According to secondary outcomes, DQ8+ group have shown a slightly lower incidence of aGHVD (100d CI 26.7% vs 43.1%, p=0.056), and a significantly lower cumulative incidence of cGVHD (1y 23.0% vs 38.3%, p=0.023).
No statistical significant differences have been observed in terms of NRM (1y CI 16.2% vs 21.3%, p=0.545), DFS (1y 62.2% vs 68.4%, p=0.590), OS (1y 61.7% vs 71.7%, p=0.228) and GRFS (1y 48.8% vs 55.0%, p=0.197) in the DQ8+ and DQ8- cohorts, respectively.
By multivariable analysis, after adjustment for the above mentioned factors, DQ8 haplotype confirmed its detrimental role on the risk of relapse (HR 3.10, CI 95%: 1.65-5.82, p<0.001); conversely, its presence was protective against cGVHD (HR 0.52, CI 95%: 0.27-0.99, p=0.047).
Conclusion: The presence of the HLA DQ8 haplotype appears to confer a higher risk of relapse and a lower incidence of GVHD after transplantation. Our results suggest that HLA DQ8 expression affects the development of alloreactivity by promoting a tolerogenic response, which may reduce the GVL effect. Whether this information could guide donor selection should be prospectively confirmed.
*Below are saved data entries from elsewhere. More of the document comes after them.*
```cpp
extern "C" hipError_t svtme_launch_build_full(const void *src, uint32_t src_stride, int w, int h, int ten_bit,
                                              DevPlane dst, int left, int top, int rows, hipStream_t s);
extern "C" hipError_t svtme_launch_copy_words(const void *src, void *dst, uint32_t nwords, hipStream_t s);
extern "C" hipError_t svtme_launch_pack(const svtme_ref_record *d_recs, const svtme_sb_result *d_sb, uint32_t n_sb,
                                        uint32_t R, const svtme_pack_layout *L, void *d_out, hipStream_t s);
extern "C" hipError_t svtme_launch_build_down(DevPlane prev, DevPlane dst, int left, int top, int rows,
                                              hipStream_t s);
extern "C" hipError_t svtme_launch_stages(const DevJob *d_jobs, const DevJob *h_jobs, uint32_t n, hipStream_t s,
                                          hipEvent_t *ev, uint32_t *mask);
// ... 164 lines not shown
        return fail(SVTME_ERR_INSUFFICIENT_RESOURCES, "hipStreamCreate: %s", hipGetErrorString(e));
    }
    c->lanes[0].s = c->stream;
    if ((e = svtme_prime_pyramid()) != hipSuccess || (e = svtme_prime_pack()) != hipSuccess ||
        (e = svtme_prime_stages()) != hipSuccess || (e = svtme_prime_dg()) != hipSuccess ||
        (e = svtme_prime_tfsp()) != hipSuccess) {
        (void)hipStreamDestroy(c->stream);
        delete c;
        return fail(SVTME_ERR_UNDEFINED, "svtme_ctx_create: loading the kernels: %s", hipGetErrorString(e));
    }
    static const struct {
        const char *var;
        uint32_t bit;
    } env_paths[] = {{"SVTME_NO_FUSED_HME", SVTME_PATH_NO_FUSED_HME}, {"SVTME_NO_L1_FULL", SVTME_PATH_NO_L1_FULL},
                     {"SVTME_NO_L0_FULL", SVTME_PATH_NO_L0_FULL},       {"SVTME_NO_FP_WIDE", SVTME_PATH_NO_FP_WIDE},
                     {"SVTME_SPLIT_PASS", SVTME_PATH_SPLIT_PASS},     {"SVTME_NO_A1_GATE", SVTME_PATH_NO_A1_GATE}};
    for (const auto &e : env_paths)
        if (const char *v = getenv(e.var))
            if (*v && strcmp(v, "0") != 0)
                c->paths |= e.bit;
    if (const char *v = getenv("SVTME_UPLOAD_ZERO_COPY"))
        c->zero_copy = !(*v && strcmp(v, "0") == 0);
    const svtme_status ps = prepare(c);
    if (ps) {
        svtme_ctx_destroy(c);
        return ps;
    }
    *out = c;
    return SVTME_OK;
}

extern "C" svtme_status svtme_set_paths(svtme_ctx *c, uint32_t paths) {
    if (!c || (paths & ~63u))
        return fail(SVTME_ERR_BAD_PARAMETER, "svtme_set_paths: null ctx or unknown path bits 0x%x", paths);
    std::lock_guard<std::mutex> lk(c->mu);
    c->paths = paths;
    return SVTME_OK;
}

extern "C" void svtme_ctx_destroy(svtme_ctx *c) {
    if (!c)
        return;
    (void)hipSetDevice(c->device);
    for (auto &L : c->lanes)
        if (L.s)
            (void)hipStreamSynchronize(L.s);
    if (c->ustream)
        (void)hipStreamSynchronize(c->ustream);
// ... 1572 lines not shown
```

### svt-av1-mirror_amd/csrc/svtme_stages.hip

```cpp
#include <hip/hip_ext.h>
#include <cstdlib>
#include <type_traits>

#include "svtme_me_common.h"

extern "C" bool svtme_hme_rt(const svtme_controls *c);

namespace svtme {


#define STAGE_A_BUF_DW 1024
#define STAGE_B_BUF_DW 640

template <int ND, typename P>
__device__ __forceinline__ void rows_qsad(P rp, int bstride_dw, const uint8_t *src, int src_stride,
                                          int k0, int k1, uint32_t acc[4]) {
    constexpr int CH = 64 / ND;
    for (int kc = k0; kc < k1; kc += CH) {
        const int ke         = min(k1, kc + CH);
        unsigned long long a = 0;
#pragma unroll 2
        for (int k = kc; k < ke; k++) {
            const P rd         = rp + k * bstride_dw;
            const uint32_t *sd = (const uint32_t *)(src + k * src_stride);
// ... 1541 lines not shown
            const uint32_t cnt = (uint32_t)__builtin_popcount(cm);
            if (cnt < SVTME_MAX_PA_ME_CAND)
                ca[cnt] = 0;
            o->total_me_candidate_index[pu] = (uint8_t)cnt;
#pragma unroll
            for (int s2 = 0; s2 < 8; s2++) {
                if (!((slots >> s2) & 1u))
                    continue;
                uint32_t *dst = ((cm >> s2) & 1u) ? &o->me_mv_array[pu][(s2 >> 2 ? max_l0 : 0) + (s2 & 3)] : &st.sink;
                *dst          = mvs[s2];
            }
        }
    }
}

__device__ __forceinline__ void finish_sb_out(StC &st, const DevJob &dj, uint32_t sb_local, uint32_t bw, uint32_t bh) {
    static_assert(offsetof(svtme_sb_result, me_8x8_cost_variance) ==
                          offsetof(svtme_sb_result, me_distortion) + 4 * SVTME_PU_COUNT &&
                      offsetof(svtme_sb_result, stationary_block_present) ==
                          offsetof(svtme_sb_result, me_8x8_cost_variance) + 24 &&
                      sizeof(svtme_sb_result) == offsetof(svtme_sb_result, stationary_block_present) + 8,
                  "svtme_sb_result tail: 6 distortion words, then the GM flag bytes and padding");
    constexpr int NIMG = (int)(offsetof(svtme_sb_result, me_8x8_cost_variance) / 4);
    constexpr int WDIST = NIMG, WGM = NIMG + 6;
    const svtme_job &job = dj.job;
    const int tid = threadIdx.x, wid = tid >> 6, lane = tid & 63;
    const bool mctf = SF(job, me_type) == SVTME_ME_MCTF;
    const bool en8 = SF(job, enable_me_8x8) != 0, en16 = SF(job, enable_me_16x16) != 0;
    uint32_t *img      = (uint32_t *)&st.keys[0][0];
    svtme_sb_result *o = (svtme_sb_result *)img;
    uint32_t *ow       = (uint32_t *)(dj.out_sb + sb_local);
    if (wid >= 2) {
        const int t     = tid - 128;
        const int head  = (int)((16u - ((uint32_t)(uintptr_t)ow & 15u)) & 15u) >> 2;
        const int n16   = (NIMG - head) >> 2;
        const int tail0 = head + 4 * n16;
        for (int i = t; i < n16; i += 128) {
            const uint32_t *v = img + head + 4 * i;
            *(uint4 *)(ow + head + 4 * i) = make_uint4(v[0], v[1], v[2], v[3]);
        }
        if (t >= 128 - 8) {
            const int j = t - (128 - 8);
            if (j < head)
                ow[j] = img[j];
            else if (j >= 4 && tail0 + (j - 4) < NIMG)
                ow[tail0 + (j - 4)] = img[tail0 + (j - 4)];
        }
    } else if (wid == 0) {
        uint32_t w6 = 0;
        if (!mctf) {
            const uint32_t d8v  = o->me_distortion[21 + lane];
            const uint32_t d16v = lane < 16 ? o->me_distortion[5 + lane] : 0;
            const uint32_t d32v = lane < 4 ? o->me_distortion[1 + lane] : 0;
            const uint32_t d8 = wave_sum_u32(d8v), d16 = wave_sum_u32(d16v), d32 = wave_sum_u32(d32v);
            const uint32_t d64  = o->me_distortion[0];
            const uint64_t mean = d8 / 64;
            const int64_t diff  = (int64_t)d8v - (int64_t)mean;
            const uint64_t sq1  = (uint64_t)(diff * diff);
            const uint64_t sq   = ((uint64_t)wave_sum_u32((uint32_t)(sq1 >> 24)) << 24) +
                                (uint64_t)wave_sum_u32((uint32_t)(sq1 & 0xFFFFFFu));
            const uint32_t pix  = bw * bh;
            const uint32_t dd = lane == 2 ? d64 : lane == 3 ? d32 : lane == 4 ? d16 : d8;
// ... 53 lines not shown
                if (my < -active_th)
                    atomicAdd(&cnt[li][ri][1][0], 1u);
                else if (my > active_th)
                    atomicAdd(&cnt[li][ri][1][1], 1u);
                const int stt = low ? 0 : 4;
                stat          = absi(mx) <= stt && absi(my) <= stt;
            }
            const uint64_t stationary = (uint64_t)__popcll(__ballot(stat)), tot = (uint64_t)n_blk;
            wave_lds_fence();
            const bool over = lane < 32 && cntf[lane] > (tot / 2);
            const bool any  = __ballot(over) != 0ull;
            flags = (stationary > ((tot * 5) / 100) ? 1u : 0u) | (any ? 1u << 8 : 0u);
        }
        if (lane < 2)
            ow[WGM + lane] = lane == 0 ? flags : 0u;
    }}

__device__ __forceinline__ void finish_sb(StC &st, const DevJob &dj, uint32_t sb_local, uint32_t bw, uint32_t bh) {
    finish_sb_cands(st, dj, sb_local, bw, bh);
    __syncthreads();
    HME_SUB(20);
    finish_sb_out(st, dj, sb_local, bw, bh);
}

__device__ __forceinline__ void write_records(const StC &st, const DevJob &dj, uint32_t sb_local, int t, int nt) {
    static_assert(sizeof(svtme_ref_record) == 176 * 4, "svtme_ref_record: 176 dwords");
    svtme_ref_record *out = dj.out_records + (size_t)sb_local * dj.R;
    const int R = (int)dj.R, nr0 = (int)SF(dj.job, num_refs[0]);
    for (int i = t; i < R * 44; i += nt) {
        const int k = i / 44, q = i - 44 * k;
        const int s = k < nr0 ? k : 4 + (k - nr0);
        uint4 v     = ((const uint4 *)st.rec[s])[q];
        if (q < 22 && !st.searched[s]) {
            if (4 * q + 0 < 85) v.x = U32MAX;
            if (4 * q + 1 < 85) v.y = U32MAX;
            if (4 * q + 2 < 85) v.z = U32MAX;
            if (4 * q + 3 < 85) v.w = U32MAX;
        }
        if (q == 42) {
            v.z = (uint32_t)st.hme_sad[s];
            v.w = (uint32_t)(st.hme_sad[s] >> 32);
        } else if (q == 43) {
            v.x = (uint32_t)(uint16_t)st.sc_x[s] | ((uint32_t)(uint16_t)st.sc_y[s] << 16);
            v.y = st.zz[s];
            v.z = (uint32_t)st.searched[s] | ((uint32_t)st.do_ref[s] << 8) | ((uint32_t)st.tf_exit << 16);
            v.w = 0;
        }
        ((uint4 *)(out + k))[q] = v;
    }
}

template <bool SUMS>
__device__ __forceinline__ void stage_c_tail(StC &st, const DevJob &dj, uint32_t sb_local, uint32_t bw, uint32_t bh, uint32_t vmask) {
    const svtme_job &job    = dj.job;
    const svtme_controls &c = job.ctrl;
    const int tid = threadIdx.x, lane = tid & 63;
    const bool w0 = (tid >> 6) == 0;
    const bool sbr = dj.out_sb != nullptr;
    uint32_t *img  = (uint32_t *)&st.keys[0][0];
    if (SF(job, me_type) != SVTME_ME_MCTF && SF(c, enable_hme_flag) && SF(c, enable_me_hme_ref_pruning) && w0) {
        const int s = lane;
        uint32_t sum8 = 0;
        if (SUMS) {
            if (s < 8)
                sum8 = st.sum8[s];
        } else {
            for (int k = 0; k < 8; k++) {
                if (!(slot_valid(vmask, k) && st.do_ref[k]))
                    continue;
                const uint32_t t = wave_sum_u32(st.rec[k][21 + lane]);
// ... 5 lines not shown
        if (s < 8) {
            v = st.hme_sad[s];
            if (slot_valid(vmask, s)) {
                v             = st.do_ref[s] ? (uint64_t)sum8 : (uint64_t)SVTME_MAX_SAD_VALUE * 64;
                st.hme_sad[s] = v;
            }
        }
        const uint16_t th = (uint16_t)SF(c, prune_ref_if_me_sad_dev_bigger_than_th);
        if (th != (uint16_t)~0) {
            const uint64_t best = wave_min_u64(v);
            if (s < 8 && (s & 3) >= 1 && (v - best) * 100 > (th * best))
                st.do_ref[s] = 0;
        }
    }
    if (SUMS && sbr && !w0)
        for (int i = tid - 64; i < (int)(sizeof(svtme_sb_result) + 15) / 16; i += 192)
            ((uint4 *)img)[i] = make_uint4(0, 0, 0, 0);
    __syncthreads();
    HME_SUB(17);
    if (SUMS && sbr) {
        if (tid < 128)
            finish_sb_cands(st, dj, sb_local, bw, bh);
        else
            write_records(st, dj, sb_local, tid - 128, 128);
        HME_SUB(18);
        __syncthreads();
        HME_SUB(20);
        finish_sb_out(st, dj, sb_local, bw, bh);
        HME_SUB(21);
        return;
    }
    write_records(st, dj, sb_local, tid, 256);
    HME_SUB(18);
    if (sbr) {
        for (int i = tid; i < (int)(sizeof(svtme_sb_result) + 15) / 16; i += 256)
            ((uint4 *)img)[i] = make_uint4(0, 0, 0, 0);
        __syncthreads();
        HME_SUB(19);
        finish_sb(st, dj, sb_local, bw, bh);
        HME_SUB(21);
    }
}
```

Disclosures: Arcaini: Kile/Gilead: Membership on an entity's Board of Directors or advisory committees; ADC Therapeutics: Membership on an entity's Board of Directors or advisory committees; Celgene/Bristol Myers Squibb: Membership on an entity's Board of Directors or advisory committees; Verastem: Membership on an entity's Board of Directors or advisory committees; Janssen-Cilag: Membership on an entity's Board of Directors or advisory committees; EUSA Pharma: Honoraria, Membership on an entity's Board of Directors or advisory committees; Novartis: Honoraria, Membership on an entity's Board of Directors or advisory committees; Roche: Membership on an entity's Board of Directors or advisory committees; Incyte: Membership on an entity's Board of Directors or advisory committees.